##### Available data

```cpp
#ifdef VC_DMA_DIAG
    unsigned st_sum[8] = {0, 0, 0, 0, 0, 0, 0, 0};
#endif
    VC_DMA_STAMP(t_begin);
    f32x4 acc[WM][WN];
    f32x4 af[3][WM], bf[3][WN];
    for (int it = 0;; ++it) {
#pragma unroll
        for (int n = 0; n < WN; ++n) {
            const f32x4 b = *reinterpret_cast<const f32x4 *>(&ldsf[C::BIAS_OFF / 4 + cur.nblk * C::BN + 16 * n + 4 * q]);
#pragma unroll
            for (int t = 0; t < WM; ++t) acc[t][n] = b;
        }
        if (grp == 1) VC_DMA_BARRIER();
#pragma unroll 1
        for (int pr = 0; pr < nper; ++pr) {
            const bool last_per = pr + 1 == nper;
            const int g0 = pr * U;
            static_for<0, U>([&](auto uc) {
                constexpr int u = decltype(uc)::value;
                VC_DMA_STAMP(t0);
                const int bslot = b_lane + (int)((gbase + (unsigned)(g0 + u)) % RING) * C::SLOTB;
#pragma unroll
                for (int pc = 0; pc < 3; ++pc) {
#pragma unroll
                    for (int n = 0; n < WN; ++n) bf[pc][n] = *reinterpret_cast<const f32x4 *>(lds8 + bslot + (pc * WN + n) * 1024);
#pragma unroll
                    for (int t = 0; t < WM; ++t) af[pc][t] = *reinterpret_cast<const f32x4 *>(lds8 + (a_t[t] + a_unit[u]) + 16 * pc);
                }
                VC_DMA_STAMP(t1);
                static_for<0, NA>([&](auto kc) {
                    constexpr int k = decltype(kc)::value;
                    if constexpr (C::piece_phase(1, k) == u) issue_a(cur, cur_base, 2 * pr + 1, k, 1);
                    if constexpr (C::piece_phase(0, k) == u) {
                        if (!last_per) issue_a(cur, cur_base, 2 * pr + 2, k, 0);
                        else issue_a(nxt, nxt_base, 0, k, 0);
                    }
                });
                issue_b(g0 + u + D, cur.nblk, nxt.nblk);
                VC_DMA_STAMP(t2);
                if constexpr (!(C::KO & 2)) {
                    if constexpr (C::nwait(u, 0) == C::nwait(u, 1)) vc_wait_vmcnt<C::nwait(u, 0)>();
                    else if (grp == 0) vc_wait_vmcnt<C::nwait(u, 0)>();
                    else vc_wait_vmcnt<C::nwait(u, 1)>();
                }
                VC_DMA_STAMP(t3);
                VC_DMA_BARRIER();
                VC_DMA_STAMP(t4);
                if constexpr (!(C::KO & 4)) {
                    __builtin_amdgcn_s_setprio(1);
#pragma unroll
                    for (int sum = 4; sum >= 0; --sum)
#pragma unroll
                        for (int pa = 2; pa >= 0; --pa) {
                            const int pb = sum - pa;
                            if (pb < 0 || pb > 2) continue;
#pragma unroll
                            for (int t = 0; t < WM; ++t)
#pragma unroll
                                for (int n = 0; n < WN; ++n)
                                    acc[t][n] = __builtin_amdgcn_mfma_f32_16x16x32_bf16(__builtin_bit_cast(bf16x8, bf[pb][n]),
                                                                                        __builtin_bit_cast(bf16x8, af[pa][t]), acc[t][n], 0, 0, 0);
                        }
                    __builtin_amdgcn_s_setprio(0);
                } else {
#pragma unroll
                    for (int pc = 0; pc < 3; ++pc) {
#pragma unroll
                        for (int t = 0; t < WM; ++t) VC_DMA_KEEP(af[pc][t]);
#pragma unroll
                        for (int n = 0; n < WN; ++n) VC_DMA_KEEP(bf[pc][n]);
                    }
                }
                VC_DMA_STAMP(t5);
                VC_DMA_BARRIER();
                VC_DMA_STAMP(t6);
                VC_DMA_ACC(0, t2, t1);
                VC_DMA_ACC(1, t1, t0);
                VC_DMA_ACC(2, t3, t2);
                VC_DMA_ACC(3, t4, t3);
                VC_DMA_ACC(4, t5, t4);
                VC_DMA_ACC(5, t6, t5);
            });
        }
        if (grp == 0) VC_DMA_BARRIER();
        gbase = (gbase + (unsigned)upt) % RING;
        VC_DMA_STAMP(t_e0);
        if constexpr (!(C::KO & 1)) {
            split_epilogue<C>(p, acc, cur, wave, px, q, (C::KO & 32) ? nullptr : lds8 + C::A_BYTES + wave * (C::A_BYTES / 8));
        } else {
#pragma unroll
            for (int t = 0; t < WM; ++t)
#pragma unroll
                for (int n = 0; n < WN; ++n) VC_DMA_KEEP(acc[t][n]);
        }
        VC_DMA_STAMP(t_e1);
        VC_DMA_ACC(6, t_e1, t_e0);
        if (!nxt.valid) break;
        cur = nxt;
        cur_base = nxt_base;
        nxt = tile_at(it + 2);
        nxt_base = tile_base(nxt);
    }
    vc_wait_vmcnt<0>();
#ifdef VC_DMA_DIAG
    if constexpr (C::KO & 64) {
        VC_DMA_STAMP(t_end);
        st_sum[7] = t_end - t_begin;
        if (lane == 0)
            for (int i = 0; i < 8; ++i) atomicAdd(&g_vc_dma_stamps[i], (unsigned long long)st_sum[i]);
    }
#endif
}

template <class C> int launch_conv_split_period(hipStream_t st, const ConvArgs &a)
{
    const size_t lds_bytes = C::LDS_FIXED + (size_t)a.nblks * C::BN * sizeof(float);
    if (lds_bytes > 160 * 1024) return VC_EINVAL;
    auto kern = conv_split_period_kernel<C>;
    static vc_lds_raised raised;
    if (!vc_raise_lds_limit(reinterpret_cast<const void *>(kern), lds_bytes, raised)) return VC_ELAUNCH;
    hipLaunchKernelGGL(kern, dim3(256), dim3(512), lds_bytes, st, a);
    return hipGetLastError() == hipSuccess ? VC_OK : VC_ELAUNCH;
}

template <class C> int launch_conv_split(hipStream_t st, const ConvArgs &a)
{
    const size_t lds_bytes = C::LDS_FIXED + (size_t)a.nblks * C::BN * sizeof(float);
    if (lds_bytes > 160 * 1024) return VC_EINVAL;
    auto kern = conv_split_kernel<C>;
    static vc_lds_raised raised;
    if (!vc_raise_lds_limit(reinterpret_cast<const void *>(kern), lds_bytes, raised)) return VC_ELAUNCH;
    hipLaunchKernelGGL(kern, dim3(256), dim3(512), lds_bytes, st, a);
    return hipGetLastError() == hipSuccess ? VC_OK : VC_ELAUNCH;
}
```

video-compression_amd/csrc/conv_split.hip:

```cpp
#include <stdlib.h>
#include <string.h>
#include "conv_split.h"

static inline unsigned short bf16_trunc_bits(float x)
{
    unsigned u;
    memcpy(&u, &x, 4);
    return (unsigned short)(u >> 16);
}
static inline float bf16_bits_to_float(unsigned short h)
{
    const unsigned u = (unsigned)h << 16;
    float f;
    memcpy(&f, &u, 4);
    return f;
}
static inline void split3_host(float x, unsigned short pc[3])
{
    pc[0] = bf16_trunc_bits(x);
    const float r1 = x - bf16_bits_to_float(pc[0]);
    pc[1] = bf16_trunc_bits(r1);
    const float r2 = r1 - bf16_bits_to_float(pc[1]);
    pc[2] = bf16_trunc_bits(r2);
}

static int split_cpl(int k) { return k == 3 ? 2 : ((k == 5 || k == 7) ? 1 : 0); }
static int split_units(int k)
{
    return k == 7 ? SplitUnits<7>::U : (k == 5 ? SplitUnits<5>::U : (k == 3 ? SplitPairs<3>::U : 0));
}
static int split_block(int cout, int k)
{
    if (k == 3) return (cout % 64 == 0) ? 64 : ((cout % 32 == 0) ? 32 : 0);
    return (cout % 64 == 0) ? 64 : ((cout % 32 == 0) ? 32 : ((k == 7 && cout % 16 == 0) ? 16 : 0));
}

extern "C" size_t vc_conv_packed_weight_bytes_split(int cout, int cin, int k)
{
    const int u = split_units(k), bn = split_block(cout, k), cpl = split_cpl(k);
    if (!u || !bn || !cpl || (cin % (8 * cpl))) return 0;
    return (size_t)(cout / bn) * (cin / (8 * cpl)) * u * 3 * (bn / 16) * 1024 + 16384;
}

template <class UN, int K, int CPL> static void pack_split(const float *w, int cout, int cin, int bn, int ps, unsigned short *dst)
{
    const int ntw = bn / 16, nchunk = cin / (8 * CPL), cps = cout / 4;
    for (int nb = 0; nb < cout / bn; ++nb)
        for (int c = 0; c < nchunk; ++c)
            for (int u = 0; u < UN::U; ++u) {
                unsigned short *unit = dst + (((size_t)nb * nchunk + c) * UN::U + u) * (3 * ntw * 512);
                for (int n = 0; n < ntw; ++n)
                    for (int lane = 0; lane < 64; ++lane) {
                        const int cop = nb * bn + 16 * n + (lane & 15), q = lane >> 4;
                        const int co = ps ? (cop % cps) * 4 + cop / cps : cop;
                        const int tap = q / CPL, pl = q % CPL;
                        for (int j = 0; j < 8; ++j) {
                            unsigned short pc[3] = {0, 0, 0};
                            if (UN::valid(u, tap))
                                split3_host(w[(((size_t)co * cin + (c * CPL + pl) * 8 + j) * K + UN::ky(u, tap)) * K + UN::kx(u, tap)], pc);
                            for (int piece = 0; piece < 3; ++piece) unit[((piece * ntw + n) * 64 + lane) * 8 + j] = pc[piece];
                        }
                    }
            }
}

template <int K> static void pack_split_period(const float *w, int cout, int cin, int bn, int ps, unsigned short *dst)
{
    typedef SplitPeriodCfg<K, 4> C;
    constexpr int CPL = C::CPL, KG = C::KG, U = C::U;
    const int ntw = bn / 16, nper = cin / (16 * CPL), cps = cout / 4;
    for (int nb = 0; nb < cout / bn; ++nb)
        for (int pr = 0; pr < nper; ++pr)
            for (int u = 0; u < U; ++u) {
                unsigned short *unit = dst + (((size_t)nb * nper + pr) * U + u) * (3 * ntw * 512);
                for (int n = 0; n < ntw; ++n)
                    for (int lane = 0; lane < 64; ++lane) {
                        const int cop = nb * bn + 16 * n + (lane & 15), q = lane >> 4;
                        const int co = ps ? (cop % cps) * 4 + cop / cps : cop;
                        const int g = 4 * u + q;
                        if (g >= 2 * KG) continue;
                        const int chunk = g / KG, tap = (g % KG) / CPL, pl = (g % KG) % CPL;
                        for (int j = 0; j < 8; ++j) {
                            unsigned short pc[3];
                            split3_host(w[(((size_t)co * cin + (2 * pr + chunk) * 8 * CPL + 8 * pl + j) * K + tap / K) * K + tap % K], pc);
                            for (int piece = 0; piece < 3; ++piece) unit[((piece * ntw + n) * 64 + lane) * 8 + j] = pc[piece];
                        }
                    }
            }
}
static bool split_period(int k, int cin, int bn)
{
    if (bn == 16) return false;
    static const bool padded = [] {
        const char *e = getenv("VC_SPLIT_PADDED"), *e3 = getenv("VC_SPLIT3_PADDED");
        return (e && e[0] && e[0] != '0') || (e3 && e3[0] && e3[0] != '0');
    }();
    if (padded) return false;
    return (k == 3 && (cin % 32) == 0) || ((k == 5 || k == 7) && (cin % 16) == 0);
}

extern "C" int vc_conv_pack_weights_split(const float *w, const float *bias, int cout, int cin, int k, int pixelshuffle, void *wpk_out,
                                          float *bias_out)
{
    const size_t bytes = vc_conv_packed_weight_bytes_split(cout, cin, k);
    if (!w || !wpk_out || !bias_out || !bytes || (pixelshuffle && (cout % 16))) return VC_EINVAL;
    memset(wpk_out, 0, bytes);
    unsigned short *dst = static_cast<unsigned short *>(wpk_out);
    const int bn = split_block(cout, k);
    if (split_period(k, cin, bn)) {
        if (k == 7) pack_split_period<7>(w, cout, cin, bn, pixelshuffle, dst);
        else if (k == 5) pack_split_period<5>(w, cout, cin, bn, pixelshuffle, dst);
        else pack_split_period<3>(w, cout, cin, bn, pixelshuffle, dst);
    } else if (k == 7) pack_split<SplitUnits<7>, 7, 1>(w, cout, cin, bn, pixelshuffle, dst);
    else if (k == 5) pack_split<SplitUnits<5>, 5, 1>(w, cout, cin, bn, pixelshuffle, dst);
    else pack_split<SplitPairs<3>, 3, 2>(w, cout, cin, bn, pixelshuffle, dst);
    const int cps = cout / 4;
    for (int cop = 0; cop < cout; ++cop) {
        const int co = pixelshuffle ? (cop % cps) * 4 + cop / cps : cop;
        bias_out[cop] = bias ? bias[co] : 0.0f;
    }
    return VC_OK;
}
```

##########

* [Problem]:
Copy the lines of the entries above that mention "nwait".

* [Reply to the exercise]:
                    if constexpr (C::nwait(u, 0) == C::nwait(u, 1)) vc_wait_vmcnt<C::nwait(u, 0)>();
                    else if (grp == 0) vc_wait_vmcnt<C::nwait(u, 0)>();
                    else vc_wait_vmcnt<C::nwait(u, 1)>();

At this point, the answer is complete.